Saved entries
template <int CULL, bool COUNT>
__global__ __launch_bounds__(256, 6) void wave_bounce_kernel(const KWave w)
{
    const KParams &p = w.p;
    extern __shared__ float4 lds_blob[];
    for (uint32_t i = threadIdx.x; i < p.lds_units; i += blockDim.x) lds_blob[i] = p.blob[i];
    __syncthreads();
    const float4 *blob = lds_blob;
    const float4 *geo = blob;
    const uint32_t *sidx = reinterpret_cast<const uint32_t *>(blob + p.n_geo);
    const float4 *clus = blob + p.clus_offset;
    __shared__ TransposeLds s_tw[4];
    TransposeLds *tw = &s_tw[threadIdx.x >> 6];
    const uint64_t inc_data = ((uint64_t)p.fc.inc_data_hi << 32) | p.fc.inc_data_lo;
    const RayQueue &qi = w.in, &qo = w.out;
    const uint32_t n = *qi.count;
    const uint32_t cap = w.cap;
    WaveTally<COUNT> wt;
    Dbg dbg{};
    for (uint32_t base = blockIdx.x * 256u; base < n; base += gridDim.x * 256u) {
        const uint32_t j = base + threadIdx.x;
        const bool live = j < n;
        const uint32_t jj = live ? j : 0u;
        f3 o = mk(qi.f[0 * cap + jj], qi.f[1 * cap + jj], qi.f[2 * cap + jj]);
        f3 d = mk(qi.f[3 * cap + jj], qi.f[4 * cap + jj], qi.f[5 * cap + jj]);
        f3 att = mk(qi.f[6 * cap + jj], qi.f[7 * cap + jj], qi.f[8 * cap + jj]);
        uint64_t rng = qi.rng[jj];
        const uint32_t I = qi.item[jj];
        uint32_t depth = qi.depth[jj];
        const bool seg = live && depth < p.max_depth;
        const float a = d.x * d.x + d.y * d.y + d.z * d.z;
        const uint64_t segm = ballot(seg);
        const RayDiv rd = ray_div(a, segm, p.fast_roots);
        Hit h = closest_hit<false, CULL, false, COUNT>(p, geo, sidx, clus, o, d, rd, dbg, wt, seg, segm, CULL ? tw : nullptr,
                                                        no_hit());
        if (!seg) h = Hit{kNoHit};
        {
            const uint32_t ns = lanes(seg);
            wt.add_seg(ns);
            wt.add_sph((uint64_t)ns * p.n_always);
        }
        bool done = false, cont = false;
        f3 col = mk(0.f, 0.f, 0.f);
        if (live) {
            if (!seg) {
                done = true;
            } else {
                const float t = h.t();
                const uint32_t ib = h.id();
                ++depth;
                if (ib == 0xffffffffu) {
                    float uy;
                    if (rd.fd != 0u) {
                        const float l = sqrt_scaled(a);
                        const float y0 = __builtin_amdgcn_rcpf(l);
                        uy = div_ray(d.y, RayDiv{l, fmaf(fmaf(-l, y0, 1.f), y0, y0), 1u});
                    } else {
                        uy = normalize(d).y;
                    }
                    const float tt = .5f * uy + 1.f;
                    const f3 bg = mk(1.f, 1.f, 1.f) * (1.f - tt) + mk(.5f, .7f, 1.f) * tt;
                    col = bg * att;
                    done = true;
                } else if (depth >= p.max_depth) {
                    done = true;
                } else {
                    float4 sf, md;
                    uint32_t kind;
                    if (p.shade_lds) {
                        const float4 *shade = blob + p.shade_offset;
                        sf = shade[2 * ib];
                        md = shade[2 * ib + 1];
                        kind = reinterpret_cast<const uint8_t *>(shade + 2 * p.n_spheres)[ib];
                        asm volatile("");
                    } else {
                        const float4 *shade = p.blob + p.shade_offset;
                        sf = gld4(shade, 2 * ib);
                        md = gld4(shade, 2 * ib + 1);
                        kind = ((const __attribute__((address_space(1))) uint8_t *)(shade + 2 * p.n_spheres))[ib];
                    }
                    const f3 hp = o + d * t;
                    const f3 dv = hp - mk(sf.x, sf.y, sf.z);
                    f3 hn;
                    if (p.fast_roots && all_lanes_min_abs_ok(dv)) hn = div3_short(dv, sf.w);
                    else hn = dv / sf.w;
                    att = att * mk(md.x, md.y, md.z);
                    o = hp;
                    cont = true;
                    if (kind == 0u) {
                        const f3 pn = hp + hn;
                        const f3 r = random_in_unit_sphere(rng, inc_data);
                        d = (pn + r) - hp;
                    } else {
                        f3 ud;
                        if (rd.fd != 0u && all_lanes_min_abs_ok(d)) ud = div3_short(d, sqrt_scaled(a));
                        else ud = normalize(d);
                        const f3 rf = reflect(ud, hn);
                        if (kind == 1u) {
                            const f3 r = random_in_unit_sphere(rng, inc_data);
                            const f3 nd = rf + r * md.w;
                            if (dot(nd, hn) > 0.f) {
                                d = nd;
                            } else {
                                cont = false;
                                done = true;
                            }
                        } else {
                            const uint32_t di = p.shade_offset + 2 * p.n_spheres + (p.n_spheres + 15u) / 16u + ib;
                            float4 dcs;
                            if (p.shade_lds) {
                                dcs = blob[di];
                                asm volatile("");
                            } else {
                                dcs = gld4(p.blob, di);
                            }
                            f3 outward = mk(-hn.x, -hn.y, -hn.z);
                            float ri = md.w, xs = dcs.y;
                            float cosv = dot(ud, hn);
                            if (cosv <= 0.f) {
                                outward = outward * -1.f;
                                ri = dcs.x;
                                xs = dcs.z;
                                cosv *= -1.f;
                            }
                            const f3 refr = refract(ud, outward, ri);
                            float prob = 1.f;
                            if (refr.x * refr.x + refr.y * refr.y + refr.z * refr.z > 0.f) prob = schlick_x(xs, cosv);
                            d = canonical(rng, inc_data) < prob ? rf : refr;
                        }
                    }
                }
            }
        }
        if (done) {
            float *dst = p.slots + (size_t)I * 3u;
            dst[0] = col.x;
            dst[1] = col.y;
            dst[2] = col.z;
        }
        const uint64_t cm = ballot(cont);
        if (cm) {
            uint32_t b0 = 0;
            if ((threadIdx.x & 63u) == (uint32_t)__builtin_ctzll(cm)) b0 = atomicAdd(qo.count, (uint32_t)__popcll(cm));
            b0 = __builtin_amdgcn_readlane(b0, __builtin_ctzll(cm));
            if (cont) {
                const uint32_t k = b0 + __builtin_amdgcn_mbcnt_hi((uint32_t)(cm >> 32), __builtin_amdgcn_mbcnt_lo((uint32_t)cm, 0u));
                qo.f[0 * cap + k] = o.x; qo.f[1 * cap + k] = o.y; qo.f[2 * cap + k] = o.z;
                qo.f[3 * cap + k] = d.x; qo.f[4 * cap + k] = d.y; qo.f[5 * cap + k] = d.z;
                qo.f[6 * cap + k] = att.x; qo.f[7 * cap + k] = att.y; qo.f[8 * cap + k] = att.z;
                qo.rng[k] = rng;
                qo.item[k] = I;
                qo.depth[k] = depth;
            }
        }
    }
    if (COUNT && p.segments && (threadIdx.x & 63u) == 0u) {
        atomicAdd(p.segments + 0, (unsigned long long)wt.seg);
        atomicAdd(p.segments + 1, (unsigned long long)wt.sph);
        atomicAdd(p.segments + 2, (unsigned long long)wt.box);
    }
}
==
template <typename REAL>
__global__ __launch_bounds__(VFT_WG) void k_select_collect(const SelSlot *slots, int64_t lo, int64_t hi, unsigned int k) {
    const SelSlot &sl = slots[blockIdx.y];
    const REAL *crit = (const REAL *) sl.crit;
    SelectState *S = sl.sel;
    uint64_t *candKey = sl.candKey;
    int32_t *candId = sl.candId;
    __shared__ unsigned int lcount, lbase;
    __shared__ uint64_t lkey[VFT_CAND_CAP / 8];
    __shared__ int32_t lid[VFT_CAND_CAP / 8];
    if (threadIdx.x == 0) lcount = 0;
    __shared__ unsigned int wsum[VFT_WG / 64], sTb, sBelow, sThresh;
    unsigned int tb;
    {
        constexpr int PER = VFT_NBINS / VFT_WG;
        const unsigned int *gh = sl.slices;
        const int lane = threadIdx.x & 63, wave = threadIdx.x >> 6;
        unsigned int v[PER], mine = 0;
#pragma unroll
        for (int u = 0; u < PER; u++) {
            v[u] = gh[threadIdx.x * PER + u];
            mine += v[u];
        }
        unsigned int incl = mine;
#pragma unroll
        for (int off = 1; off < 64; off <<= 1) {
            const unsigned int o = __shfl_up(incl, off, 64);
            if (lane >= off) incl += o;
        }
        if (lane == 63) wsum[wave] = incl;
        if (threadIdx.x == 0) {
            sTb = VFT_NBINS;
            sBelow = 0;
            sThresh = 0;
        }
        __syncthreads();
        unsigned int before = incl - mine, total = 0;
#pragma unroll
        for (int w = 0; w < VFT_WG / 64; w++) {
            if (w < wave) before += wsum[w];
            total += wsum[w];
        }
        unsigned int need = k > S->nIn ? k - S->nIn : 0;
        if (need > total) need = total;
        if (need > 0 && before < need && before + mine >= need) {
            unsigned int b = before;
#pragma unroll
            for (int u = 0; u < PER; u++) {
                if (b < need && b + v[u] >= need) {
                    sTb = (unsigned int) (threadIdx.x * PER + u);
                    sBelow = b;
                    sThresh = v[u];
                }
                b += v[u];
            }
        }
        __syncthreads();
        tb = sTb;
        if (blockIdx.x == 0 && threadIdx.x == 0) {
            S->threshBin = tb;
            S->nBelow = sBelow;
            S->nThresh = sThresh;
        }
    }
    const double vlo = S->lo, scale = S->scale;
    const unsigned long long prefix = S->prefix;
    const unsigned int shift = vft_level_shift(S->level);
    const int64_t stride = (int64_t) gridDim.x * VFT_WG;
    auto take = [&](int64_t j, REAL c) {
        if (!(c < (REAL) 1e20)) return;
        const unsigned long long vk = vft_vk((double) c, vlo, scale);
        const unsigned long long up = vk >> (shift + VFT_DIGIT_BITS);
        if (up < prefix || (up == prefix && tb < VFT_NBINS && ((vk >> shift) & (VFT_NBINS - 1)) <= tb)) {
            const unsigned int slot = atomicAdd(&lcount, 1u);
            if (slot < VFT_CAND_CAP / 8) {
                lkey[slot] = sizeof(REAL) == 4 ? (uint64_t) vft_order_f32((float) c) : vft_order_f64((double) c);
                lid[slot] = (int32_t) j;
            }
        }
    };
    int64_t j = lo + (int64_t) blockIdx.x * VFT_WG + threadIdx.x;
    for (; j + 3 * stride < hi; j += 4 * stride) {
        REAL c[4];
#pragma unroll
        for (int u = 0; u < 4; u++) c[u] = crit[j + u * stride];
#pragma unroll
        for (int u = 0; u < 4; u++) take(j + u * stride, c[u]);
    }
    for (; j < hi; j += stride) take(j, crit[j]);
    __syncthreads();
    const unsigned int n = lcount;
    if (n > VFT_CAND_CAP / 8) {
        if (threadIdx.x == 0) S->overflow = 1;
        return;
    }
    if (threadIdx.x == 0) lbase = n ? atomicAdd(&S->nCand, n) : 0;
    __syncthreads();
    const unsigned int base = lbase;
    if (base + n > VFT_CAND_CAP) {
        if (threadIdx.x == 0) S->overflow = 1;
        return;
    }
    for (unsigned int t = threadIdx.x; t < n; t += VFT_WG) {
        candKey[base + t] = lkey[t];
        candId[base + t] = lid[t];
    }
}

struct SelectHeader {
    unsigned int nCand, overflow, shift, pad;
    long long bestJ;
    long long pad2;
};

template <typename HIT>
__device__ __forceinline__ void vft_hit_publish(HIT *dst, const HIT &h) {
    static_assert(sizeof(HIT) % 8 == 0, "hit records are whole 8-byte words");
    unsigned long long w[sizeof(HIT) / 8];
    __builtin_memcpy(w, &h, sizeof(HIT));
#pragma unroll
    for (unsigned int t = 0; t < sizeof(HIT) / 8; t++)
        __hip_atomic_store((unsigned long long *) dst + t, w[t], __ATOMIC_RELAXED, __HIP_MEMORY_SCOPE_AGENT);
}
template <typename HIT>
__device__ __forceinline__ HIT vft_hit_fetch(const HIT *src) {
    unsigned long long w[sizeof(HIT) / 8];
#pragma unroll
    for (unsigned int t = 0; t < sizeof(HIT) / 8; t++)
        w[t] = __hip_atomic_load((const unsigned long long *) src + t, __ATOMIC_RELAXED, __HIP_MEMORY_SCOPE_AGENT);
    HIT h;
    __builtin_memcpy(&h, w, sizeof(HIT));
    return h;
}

- _Problem_: Look above for the line with "template <int CULL, bool COUNT>" and the line with "TransposeLds *tw = &s_tw[threadIdx.x"; transcribe both and all lines in between, exactly, and nothing else.

- _Problem solution_:
template <int CULL, bool COUNT>
__global__ __launch_bounds__(256, 6) void wave_bounce_kernel(const KWave w)
{
    const KParams &p = w.p;
    extern __shared__ float4 lds_blob[];
    for (uint32_t i = threadIdx.x; i < p.lds_units; i += blockDim.x) lds_blob[i] = p.blob[i];
    __syncthreads();
    const float4 *blob = lds_blob;
    const float4 *geo = blob;
    const uint32_t *sidx = reinterpret_cast<const uint32_t *>(blob + p.n_geo);
    const float4 *clus = blob + p.clus_offset;
    __shared__ TransposeLds s_tw[4];
    TransposeLds *tw = &s_tw[threadIdx.x >> 6];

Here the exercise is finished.